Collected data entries
Segment Open

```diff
@@ -314,7 +330,7 @@
   }
   GIQL_TL(tile, 9);
   __syncthreads();
-  {
+  if (!UNCHAINED) {
     const u32 help = *s_help;
     if (help != OS_NO_TILE) return help;
   }
@@ -405,7 +421,7 @@
   return OS_NO_TILE;
 }
 
-template <int PAYLOAD, int OS_NT, int OS_ITEMS, bool KEYGEN = false>
+template <int PAYLOAD, int OS_NT, int OS_ITEMS, bool KEYGEN = false, bool UNCHAINED = false>
 __device__ __forceinline__ u32 os_run_tile(
     const u32* __restrict__ keys_in, const u32* __restrict__ ends_in, const u32* __restrict__ rids_in,
     u32* __restrict__ keys_out, u32* __restrict__ ends_out, u32* __restrict__ rids_out, u32 n, u32 tile,
@@ -416,16 +432,12 @@
   const u32 tile_base = tile * OS_TILE;
   const u32 n_valid = (n - tile_base) < (u32)OS_TILE ? (n - tile_base) : (u32)OS_TILE;
   if (n_valid == (u32)OS_TILE)
-    return onesweep_tile<PAYLOAD, OS_NT, OS_ITEMS, true, KEYGEN>(keys_in, ends_in, rids_in, keys_out, ends_out,
-                                                                 rids_out, n_valid, tile, tile_base, shift, gbase,
-                                                                 status, meta, s_buf, s_wcnt, s_dstart, s_goff,
-                                                                 s_scan, s_help, help_after, n, s_abase, start_off, end_off,
-                                                                 unstable);
-  return onesweep_tile<PAYLOAD, OS_NT, OS_ITEMS, false, KEYGEN>(keys_in, ends_in, rids_in, keys_out, ends_out,
-                                                                rids_out, n_valid, tile, tile_base, shift, gbase,
-                                                                status, meta, s_buf, s_wcnt, s_dstart, s_goff,
-                                                                s_scan, s_help, help_after, n, s_abase, start_off, end_off,
-                                                                unstable);
+    return onesweep_tile<PAYLOAD, OS_NT, OS_ITEMS, true, KEYGEN, UNCHAINED>(
+        keys_in, ends_in, rids_in, keys_out, ends_out, rids_out, n_valid, tile, tile_base, shift, gbase, status, meta,
+        s_buf, s_wcnt, s_dstart, s_goff, s_scan, s_help, help_after, n, s_abase, start_off, end_off, unstable);
+  return onesweep_tile<PAYLOAD, OS_NT, OS_ITEMS, false, KEYGEN, UNCHAINED>(
+      keys_in, ends_in, rids_in, keys_out, ends_out, rids_out, n_valid, tile, tile_base, shift, gbase, status, meta,
+      s_buf, s_wcnt, s_dstart, s_goff, s_scan, s_help, help_after, n, s_abase, start_off, end_off, unstable);
 }
 
 template <int PAYLOAD, int OS_NT, int OS_ITEMS, bool KEYGEN = false>
@@ -462,7 +474,7 @@
   }
 }
 
-template <int PAYLOAD, int OS_NT, int OS_ITEMS, bool KEYGEN = false>
+template <int PAYLOAD, int OS_NT, int OS_ITEMS, bool KEYGEN = false, bool UNCHAINED = false>
 __global__ __launch_bounds__(OS_NT, (OS_NT == 1024 && (PAYLOAD != 3 || OS_ITEMS <= 8)) ? 8 : 1) void k_onesweep(
     const u32* __restrict__ keys_in, const u32* __restrict__ ends_in, const u32* __restrict__ rids_in,
     u32* __restrict__ keys_out, u32* __restrict__ ends_out, u32* __restrict__ rids_out, u32 n,
@@ -491,12 +503,12 @@
   if (order != 2) __syncthreads();
   const u32 own = order == 2 ? xcd_tile_of_block<OS_GROUP>(blockIdx.x, gridDim.x) : s_tile;
   if (own * OS_TILE >= n) return;
+  GIQL_TL_PASS(UNCHAINED || unstable != 0);
   GIQL_TL(own, 0);
-  const u32 need = os_run_tile<PAYLOAD, OS_NT, OS_ITEMS, KEYGEN>(keys_in, ends_in, rids_in, keys_out, ends_out,
-                                                                rids_out, n, own, shift, gbase, status, meta, s_buf,
-                                                                s_wcnt, s_dstart, s_goff, s_scan, &s_help, help_after,
-                                                                s_abase, start_off, end_off, unstable != 0);
-  if (need != OS_NO_TILE)
+  const u32 need = os_run_tile<PAYLOAD, OS_NT, OS_ITEMS, KEYGEN, UNCHAINED>(
+      keys_in, ends_in, rids_in, keys_out, ends_out, rids_out, n, own, shift, gbase, status, meta, s_buf, s_wcnt,
+      s_dstart, s_goff, s_scan, &s_help, help_after, s_abase, start_off, end_off, unstable != 0);
+  if (!UNCHAINED && need != OS_NO_TILE)
     os_help_loop<PAYLOAD, OS_NT, OS_ITEMS, KEYGEN>(keys_in, ends_in, rids_in, keys_out, ends_out, rids_out, n, own,
                                                    need, shift, gbase, status, meta, s_buf, s_wcnt, s_dstart,
                                                    s_goff, s_scan, &s_help, help_after, s_abase, start_off, end_off,
```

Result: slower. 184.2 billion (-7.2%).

Segment Closed

YOUR GOAL:
Above are the records; retype every one exactly.

ANSWER BELOW:
```diff
@@ -314,7 +330,7 @@
   }
   GIQL_TL(tile, 9);
   __syncthreads();
-  {
+  if (!UNCHAINED) {
     const u32 help = *s_help;
     if (help != OS_NO_TILE) return help;
   }
@@ -405,7 +421,7 @@
   return OS_NO_TILE;
 }
 
-template <int PAYLOAD, int OS_NT, int OS_ITEMS, bool KEYGEN = false>
+template <int PAYLOAD, int OS_NT, int OS_ITEMS, bool KEYGEN = false, bool UNCHAINED = false>
 __device__ __forceinline__ u32 os_run_tile(
     const u32* __restrict__ keys_in, const u32* __restrict__ ends_in, const u32* __restrict__ rids_in,
     u32* __restrict__ keys_out, u32* __restrict__ ends_out, u32* __restrict__ rids_out, u32 n, u32 tile,
@@ -416,16 +432,12 @@
   const u32 tile_base = tile * OS_TILE;
   const u32 n_valid = (n - tile_base) < (u32)OS_TILE ? (n - tile_base) : (u32)OS_TILE;
   if (n_valid == (u32)OS_TILE)
-    return onesweep_tile<PAYLOAD, OS_NT, OS_ITEMS, true, KEYGEN>(keys_in, ends_in, rids_in, keys_out, ends_out,
-                                                                 rids_out, n_valid, tile, tile_base, shift, gbase,
-                                                                 status, meta, s_buf, s_wcnt, s_dstart, s_goff,
-                                                                 s_scan, s_help, help_after, n, s_abase, start_off, end_off,
-                                                                 unstable);
-  return onesweep_tile<PAYLOAD, OS_NT, OS_ITEMS, false, KEYGEN>(keys_in, ends_in, rids_in, keys_out, ends_out,
-                                                                rids_out, n_valid, tile, tile_base, shift, gbase,
-                                                                status, meta, s_buf, s_wcnt, s_dstart, s_goff,
-                                                                s_scan, s_help, help_after, n, s_abase, start_off, end_off,
-                                                                unstable);
+    return onesweep_tile<PAYLOAD, OS_NT, OS_ITEMS, true, KEYGEN, UNCHAINED>(
+        keys_in, ends_in, rids_in, keys_out, ends_out, rids_out, n_valid, tile, tile_base, shift, gbase, status, meta,
+        s_buf, s_wcnt, s_dstart, s_goff, s_scan, s_help, help_after, n, s_abase, start_off, end_off, unstable);
+  return onesweep_tile<PAYLOAD, OS_NT, OS_ITEMS, false, KEYGEN, UNCHAINED>(
+      keys_in, ends_in, rids_in, keys_out, ends_out, rids_out, n_valid, tile, tile_base, shift, gbase, status, meta,
+      s_buf, s_wcnt, s_dstart, s_goff, s_scan, s_help, help_after, n, s_abase, start_off, end_off, unstable);
 }
 
 template <int PAYLOAD, int OS_NT, int OS_ITEMS, bool KEYGEN = false>
@@ -462,7 +474,7 @@
   }
 }
 
-template <int PAYLOAD, int OS_NT, int OS_ITEMS, bool KEYGEN = false>
+template <int PAYLOAD, int OS_NT, int OS_ITEMS, bool KEYGEN = false, bool UNCHAINED = false>
 __global__ __launch_bounds__(OS_NT, (OS_NT == 1024 && (PAYLOAD != 3 || OS_ITEMS <= 8)) ? 8 : 1) void k_onesweep(
     const u32* __restrict__ keys_in, const u32* __restrict__ ends_in, const u32* __restrict__ rids_in,
     u32* __restrict__ keys_out, u32* __restrict__ ends_out, u32* __restrict__ rids_out, u32 n,
@@ -491,12 +503,12 @@
   if (order != 2) __syncthreads();
   const u32 own = order == 2 ? xcd_tile_of_block<OS_GROUP>(blockIdx.x, gridDim.x) : s_tile;
   if (own * OS_TILE >= n) return;
+  GIQL_TL_PASS(UNCHAINED || unstable != 0);
   GIQL_TL(own, 0);
-  const u32 need = os_run_tile<PAYLOAD, OS_NT, OS_ITEMS, KEYGEN>(keys_in, ends_in, rids_in, keys_out, ends_out,
-                                                                rids_out, n, own, shift, gbase, status, meta, s_buf,
-                                                                s_wcnt, s_dstart, s_goff, s_scan, &s_help, help_after,
-                                                                s_abase, start_off, end_off, unstable != 0);
-  if (need != OS_NO_TILE)
+  const u32 need = os_run_tile<PAYLOAD, OS_NT, OS_ITEMS, KEYGEN, UNCHAINED>(
+      keys_in, ends_in, rids_in, keys_out, ends_out, rids_out, n, own, shift, gbase, status, meta, s_buf, s_wcnt,
+      s_dstart, s_goff, s_scan, &s_help, help_after, s_abase, start_off, end_off, unstable != 0);
+  if (!UNCHAINED && need != OS_NO_TILE)
     os_help_loop<PAYLOAD, OS_NT, OS_ITEMS, KEYGEN>(keys_in, ends_in, rids_in, keys_out, ends_out, rids_out, n, own,
                                                    need, shift, gbase, status, meta, s_buf, s_wcnt, s_dstart,
                                                    s_goff, s_scan, &s_help, help_after, s_abase, start_off, end_off,
```

Result: slower. 184.2 billion (-7.2%).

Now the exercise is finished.